The existing lease standards have faced a number of criticisms from many users of financial statements. The standard setters need to know these critics in order to address the deficiency in the current lease standards.

There are various critics of the current lease standards. First, the standards have been perceived to be old, since it was reviewed last in 2003, which renders it difficult and inappropriate in addressing the complexities and arrangements in current leasing activities (Dingli, par 2). Secondly, a good number of stakeholders argue that the standards’ main weakness lies in the off-balance sheet accounting for certain operating leases by lessees (Dingli, par 3). In addition, the existing standards have been criticized due to their failure to provide appropriate and comparable information to users of the statements.  Many users have viewed the transactions involving lease as a binding contract and should be reflected in financial statements just like other financial obligations. Lastly, there is a difficulty in knowing whether a lease transaction is operating one or capital. This has led to many similar transactions awarded different treatment in the financial statements.

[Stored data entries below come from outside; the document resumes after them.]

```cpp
template <bool VOL = false>
// ... 284 lines not shown
        for (int j = 0; j < d.NT; j++)
            if (d.min_keys[(size_t)j * KP_MAX_CLASS_KEYS] >= 0) mmask |= 1ull << j;
        E.min_tmpl_mask = mmask;
    }
    SortSlice sl{skey, sord};
    int my_axis = 0, my_shift = 0;
#pragma unroll
    for (int ai = 0; ai < KP_LDS_AXES; ai++)
        if (lane == ai) {
            my_axis = d.active_axes[ai];
            my_shift = d.qshift[ai];
        }
    const long long pop_bound = (long long)P * 64 + 4096;
    constexpr bool LEAN = !PORTS || TOPO;
    int qw_n = 0, qw_used = 0;
    int vp = 0, vc = 0, vshape = 0, vlast = 0;
    uint64_t vtol = 0;
    int32_t vq[KP_LDS_AXES];
#pragma unroll
    for (int ai = 0; ai < KP_LDS_AXES; ai++) vq[ai] = 0;

    for (;;) {
        const long long c_top = (prof && tid == 0) ? __builtin_amdgcn_s_memtime() : 0;
        if (wave == 0) {
            const long long c_in = prof_clock(prof);
            const int N = S.N;
            int qhead = S.qhead, qcount = S.qcount;
            int seq = S.seq, prev_shape = S.prev_shape, dkind = S.dirty_kind, dpos = S.dirty_pos;
            int sstart = S.scan_start;
            int eager = S.eager;
            int any_rej = S.any_rej;
            const int ep = S.epoch;
            if (PREF && d.relax_next && S.relaxed) {
                vlast = -1;
                __builtin_amdgcn_fence(__ATOMIC_SEQ_CST, "wavefront");
                if (lane == 0) S.relaxed = 0;
            }
            if (RESV && S.rel_flag) {
                for (int i = lane; i < N; i += 64) skey[i] &= KEYMASK;
                any_rej = 0;
                sstart = 0;
                __builtin_amdgcn_fence(__ATOMIC_SEQ_CST, "wavefront");
                if (lane == 0) S.rel_flag = 0;
            }
            int xstart = S.xstart;
            long long nexist = 0;
// ... 566 lines not shown
                            qcount--;
                            popped++;
                            scanned += N;
                            n_inner++;
                            stay = true;
                            break;
                        }
                        t_d = prof_clock(prof);
                        cqinner += t_d - t_e;
                        if (!stay) break;
                        again = false;
                        continue;
                    }
                }
                break;
                }
                if (again) continue;
                t_f = prof_clock(prof);
                ho_fail = t_f - t_d;
                if (prof) {
                    const bool fa = f < N && rl32(wa ? 1 : 0, (f - wb) & 63) != 0;
                    if (lane == 0) S.st[ST_SLOW_WHY + (f >= N ? 0 : A == 0 ? 3 : !fa ? 1 : 2)]++;
                }
                win_flush();
                wb = -1;
                if (lane < R) S.pod_req[lane] = qw_req[off * R + lane];
                if (lane == 0) {
                    S.cur_pod = p;
                    S.cls_fill = S.CC.cls != c;
                    S.topo_pod = 0;
                }
                if (BOUND) asm volatile("s_waitcnt vmcnt(0)" ::: "memory");
                if (BOUND && lane == 0) S.fwd = 0;
                if (collect_candidates<TOPO_ON, PORTS, BOUND, PROF>(d, S, skey, sord, stmpl, ~0ull, N, f, 0, lane,
                                                                          (PORTS && cport) ? c : -1, BOUND))
                    any_rej = 1;
                break;
            }
            win_flush();
            ex_flush();
            const long long t_w = prof_clock(prof);
            if (lane == 0) {
                S.xstart = xstart;
                S.st[ST_EXIST_PLACED] += nexist;
                S.qhead = qhead;
                S.qcount = qcount;
                S.seq = seq;
                S.prev_shape = prev_shape;
                S.dirty_kind = dkind;
                S.dirty_pos = dpos;
                S.scan_start = sstart;
                S.eager = eager;
                S.any_rej = any_rej;
                S.topo_resume = 0;
                S.rej_volatile = 0;
                S.done = done;
// ... 224 lines not shown
                    if (!ok && S.ws[0].memo_ok) {
                        skey[S.cand_pos[b][i]] |= 0x80000000u;
                        S.any_rej = 1;
                    }
                    if (!ok && !S.ws[0].memo_ok) S.rej_volatile = 1;
                    S.st[ST_NC_EVALS]++;
                }
                if (ok) {
                    win = i;
                    break;
                }
            }
            if (win >= 0 || S.scan_done[b]) break;
            if (wave == 0 &&
                collect_candidates<TOPO_ON, PORTS>(d, S, skey, sord, stmpl, S.topo_pod ? d.tol[S.cur_cls] : ~0ull, S.N, S.scan_next[b],
                                                   b ^ 1, lane, (PORTS && (S.CC.flags & CF_PORTS)) ? S.cur_cls : -1) && lane == 0)
                S.any_rej = 1;
            __syncthreads();
            round++;
        }
        int first = 0;
        bool team_won = false;
        if ((KP_TEAM_FIRST_RESV | !RESV) && (KP_TEAM_FIRST_TOPO | !TOPO))
        if (!team && d.team_first && S.n_cand[0] > 0 && !(BOUND && ((S.cand_pos[0][0] & KP_CAND_VIRT) || S.fwd))) {
            const int nc = sord[S.cand_pos[0][0]];
            const int tm = d.nc_tmpl[nc];
            const bool fast0 = !(S.CC.flags & CF_TOPO) && !(RESV && d.resv_on && ld_i32(&d.nc_rlive[nc])) &&
                               (slast[nc] == (uint16_t)S.cur_cls || ((S.CC.flags & CF_NOKEYS) && ((S.CC.tol >> tm) & 1ull)));
            if (!fast0) {
                EvalIn a;
                a.Ahdr = d.nc_hdr + (size_t)nc * K;
                a.Aw = d.nc_words + (size_t)nc * d.DW;
                a.opts = lane < TW ? d.nc_opts[(size_t)nc * TW + lane] : 0;
                a.base_req = d.nc_req + (size_t)nc * R;
                a.pod_req = S.pod_req;
                a.tmpl = tm;
                a.compat = true;
                a.force_off = false;
                a.prof = wave == 0 ? &S.st[ST_EV_REQ] : nullptr;
                a.host = d.E + nc;
                a.held = (RESV && d.resv_on) ? held_word(d, nc, lane) : 0ull;
                TeamBuf* const tb = &S.team[tjoins & 1];
                const bool ok = (TOPO_ON && (S.CC.flags & CF_TOPO_CONS))
                                    ? eval_wave<true, RESV, true, PREF, false, true, PROF>(d, E, S.CC, a, S.ws[wave], lane, tb,
                                                                                     wave, KP_NWAVES, &tjoins)
                                    : eval_wave<false, RESV, true, PREF, false, true, PROF>(d, E, S.CC, a, S.ws[wave], lane,
                                                                                      tb, wave, KP_NWAVES, &tjoins);
                if (wave == 0 && lane == 0) {
                    S.fastp[0][0] = 0;
                    S.acc[0][0] = ok;
                    if (!ok && S.ws[0].memo_ok) {
                        skey[S.cand_pos[0][0]] |= 0x80000000u;
                        S.any_rej = 1;
                    }
                    if (!ok && !S.ws[0].memo_ok) S.rej_volatile = 1;
                    S.st[ST_NC_EVALS]++;
                    if (prof) S.st[ST_SLOW_WHY + 8]++;
                }
                first = 1;
                if (ok) {
                    win = 0;
                    team_won = true;
                }
                __syncthreads();
            }
        }
        for (; !team && !team_won;) {
            const int b = round & 1;
            const int f0 = round == 0 ? first : 0;
            const int ci = wave + f0;
            if (BOUND && ci < S.n_cand[b] && (S.cand_pos[b][ci] & KP_CAND_VIRT)) {
                if (lane == 0) {
                    S.fastp[b][ci] = 0;
                    S.acc[b][ci] = 0;
                    skey[S.cand_pos[b][ci] & ~KP_CAND_VIRT] |= 0x80000000u;
                    S.any_rej = 1;
                    atomicAdd((unsigned long long*)&S.st[ST_BOUND_SKIPS], 1ull);
                }
            } else if (ci < S.n_cand[b]) {
                const int nc = sord[S.cand_pos[b][ci]];
                EvalIn a;
                a.Ahdr = d.nc_hdr + (size_t)nc * K;
                a.Aw = d.nc_words + (size_t)nc * d.DW;
                a.opts = lane < TW ? d.nc_opts[(size_t)nc * TW + lane] : 0;
                a.base_req = d.nc_req + (size_t)nc * R;
// ... 115 lines not shown
            auto commit_tmpl = [&](int jj, int cw) {
                const int n = S.N;
                for (int k = lane; k < K; k += 64) d.nc_hdr[(size_t)n * K + k] = d.cls_hdr[(size_t)(d.C + jj) * K + k];
                for (int i = lane; i < d.DW; i += 64)
                    d.nc_words[(size_t)n * d.DW + i] = d.cls_words[(size_t)(d.C + jj) * d.DW + i];
                asm volatile("s_waitcnt vmcnt(0)" ::: "memory");
                commit_reqs(d, S.CC, S.ws[cw], n, lane);
                if (PREF && d.best_effort) {
                    asm volatile("s_waitcnt vmcnt(0)" ::: "memory");
                    commit_min_relax(d, S.ws[cw], n, lane);
                }
                if (RESV && d.resv_on) commit_reservations(d, sRcap, S.ws[cw], n, true, &S.rel_flag, lane);
                if (TOPO_ON && (S.CC.flags & CF_TOPO))
                    topo_record(d, S.CC, S.ws[cw], d.cls_hdr + (size_t)(d.C + jj) * K,
                                d.cls_words + (size_t)(d.C + jj) * d.DW, d.E + n, jj, true, lane, -1, nullptr,
                                S.born);
                if (lane < TW) d.nc_opts[(size_t)n * TW + lane] = S.ws[cw].opts[lane];
                if (PORTS) nodeclaim_ports_commit(d, n, S.cur_cls, true, jj, lane);
                for (int r = lane; r < R; r += 64)
                    __hip_atomic_store(&d.nc_req[(size_t)n * R + r], d.daemon[(size_t)jj * R + r] + S.pod_req[r],
                                       __ATOMIC_RELAXED, __HIP_MEMORY_SCOPE_AGENT);
                if (lane < A && n < NQ) shr[lane * NQ + n] = S.ws[cw].hr[lane];
                if (BOUND && !KP_BOUND_TMPL_IDLE) bound_row_store<PROF>(d.self, E.alloc, S.ws[cw], n, 0, S.st);
                for (int r = 0; r < R; r++) {
                    if (!d.limit_set[(size_t)jj * R + r]) continue;
                    int64_t mx = INT64_MIN;
                    for (int w2 = 0; w2 < TW; w2++) {
                        const uint64_t ow = S.ws[cw].opts[w2];
                        if ((ow >> lane) & 1ull) {
                            const int64_t cp = d.cap[(size_t)r * T + w2 * 64 + lane];
                            mx = cp > mx ? cp : mx;
                        }
                    }
                    mx = wave_max64(mx);
                    if (lane == 0) d.remaining[(size_t)jj * R + r] -= mx;
                }
                asm volatile("s_waitcnt vmcnt(0)" ::: "memory");
                limit_mask_update(d, jj, lane);
                if (lane == 0) {
                    slast[n] = (uint16_t)S.cur_cls;
                    stmpl[n] = (uint8_t)jj;
                    d.nc_tmpl[n] = jj;
                    sord[n] = (uint16_t)n;
                    skey[n] = 1;
                    S.N = n + 1;
                    S.dirty_kind = 2;
                    S.dirty_pos = n;
                    d.pod_result[pod] = n;
                    d.pod_order[pod] = S.seq++;
                }
                asm volatile("s_waitcnt vmcnt(0)" ::: "memory");
            };
            int twin = -1;
            if (KP_TEAM_TMPL && (!RESV || KP_TEAM_TMPL_RESV) && !TOPO && d.team_first) {
                const int n_new = BOUND ? S.N : 0;
                for (int j = 0; j < d.NT; j++) {
                    uint64_t o = (lane < TW && d.tmpl_ok[j]) ? d.tmpl_opts[(size_t)j * TW + lane] : 0;
                    o = limit_filter(d, j, o, lane);
                    if (PORTS && (S.CC.flags & CF_PORTS) && ports_meet(d, d.tmpl_ports + (size_t)j * d.PW, S.cur_cls)) o = 0;
                    if (!ballot(o != 0)) continue;
                    EvalIn a;
// ... 93 lines not shown
                        const int n = S.N;
                        for (int k = lane; k < K; k += 64) d.nc_hdr[(size_t)n * K + k] = d.cls_hdr[(size_t)(d.C + jj) * K + k];
                        for (int i = lane; i < d.DW; i += 64)
                            d.nc_words[(size_t)n * d.DW + i] = d.cls_words[(size_t)(d.C + jj) * d.DW + i];
                        asm volatile("s_waitcnt vmcnt(0)" ::: "memory");
                        commit_reqs(d, S.CC, S.ws[wave], n, lane);
                        if (PREF && d.best_effort) {
                            asm volatile("s_waitcnt vmcnt(0)" ::: "memory");
                            commit_min_relax(d, S.ws[wave], n, lane);
                        }
                        if (RESV && d.resv_on) commit_reservations(d, sRcap, S.ws[wave], n, true, &S.rel_flag, lane);
                        if (TOPO_ON && (S.CC.flags & CF_TOPO))
                            topo_record(d, S.CC, S.ws[wave], d.cls_hdr + (size_t)(d.C + jj) * K,
                                        d.cls_words + (size_t)(d.C + jj) * d.DW, d.E + n, jj, true, lane, -1, nullptr,
                                        S.born);
                        if (lane < TW) d.nc_opts[(size_t)n * TW + lane] = S.ws[wave].opts[lane];
                        if (PORTS) nodeclaim_ports_commit(d, n, S.cur_cls, true, jj, lane);
                        for (int r = lane; r < R; r += 64)
                            __hip_atomic_store(&d.nc_req[(size_t)n * R + r], d.daemon[(size_t)jj * R + r] + S.pod_req[r],
                                               __ATOMIC_RELAXED, __HIP_MEMORY_SCOPE_AGENT);
                        if (lane < A && n < NQ) shr[lane * NQ + n] = S.ws[wave].hr[lane];
                        if (BOUND)
                            bound_row_store<PROF>(d.self, E.alloc, S.ws[wave], n, KP_BOUND_TMPL_IDLE ? d.tmpl_bstep[jj] : 0, S.st);
                        for (int r = 0; r < R; r++) {
                            if (!d.limit_set[(size_t)jj * R + r]) continue;
                            int64_t mx = INT64_MIN;
                            for (int w2 = 0; w2 < TW; w2++) {
                                const uint64_t ow = S.ws[wave].opts[w2];
                                if ((ow >> lane) & 1ull) {
                                    const int64_t cp = d.cap[(size_t)r * T + w2 * 64 + lane];
                                    mx = cp > mx ? cp : mx;
                                }
                            }
                            mx = wave_max64(mx);
                            if (lane == 0) d.remaining[(size_t)jj * R + r] -= mx;
                        }
                        asm volatile("s_waitcnt vmcnt(0)" ::: "memory");
                        limit_mask_update(d, jj, lane);
                        if (lane == 0) {
                            slast[n] = (uint16_t)S.cur_cls;
                            stmpl[n] = (uint8_t)jj;
                            d.nc_tmpl[n] = jj;
                            sord[n] = (uint16_t)n;
                            skey[n] = 1;
                            S.N = n + 1;
                            S.dirty_kind = 2;
                            S.dirty_pos = n;
                            d.pod_result[pod] = n;
                            d.pod_order[pod] = S.seq++;
                        }
                        asm volatile("s_waitcnt vmcnt(0)" ::: "memory");
                    }
                    break;
                }
                __syncthreads();
            }
            if (tid == 0) {
                if (prof) S.st[ST_CYC_TMPL] += __builtin_amdgcn_s_memtime() - c_t;
                if (twin < 0) {
                    const int tail = (S.qhead + S.qcount) % P;
                    d.qbuf[tail] = pod;
// ... 83 lines not shown
```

Both of the lessors and lessees have no different perceptions, as they think that new standards will address their problems. Since May 2013 when the two boards i.e. FASB and IASB issued a draft of the proposed new model to replace the current, both the lessors and the lessees feel that will end their problems involving accounting for leases. This draft is known as the revised ED. Lessors and lessees believe that the proposal, just like the original exposure draft, will ensure fundamental change in accounting for leases and also to have significant impacts to every business entity. Under the new model, lessees will record every lease in the balance sheet. Lastly, the resultant dual model which was proposed will ensure income and expenses of both lessors and lessees are recognized based on the underlying asset nature. The difficulty is that lessors will recognize lease payment right and either derecognize underlying assets,  where the lessor no longer has exposure to risk or recognize right to receive payment (Power and Michael, 184).    

The process has taken long due to various reasons, among them being diverging views by the two bodies i.e. IASB and FASB. They have a difficulty in making decisions, whether accounting for leases should apply one or two methods, IASB prefers single method, which ensures leases come on balance sheet. The second one is the challenge for the preparers, many business companies face a number of challenges in trying to implement lease standards when they emerge finally, majorly because of the lease prevalence. Lastly is the analysts’ challenge, the difference under the new model under US GAAP and IFRS also perpetuates the challenge for analysts in trying to compare performance of the company. As a result implementation of the proposed standards has delayed (Imhof, Eugene, Thomas et al, 235).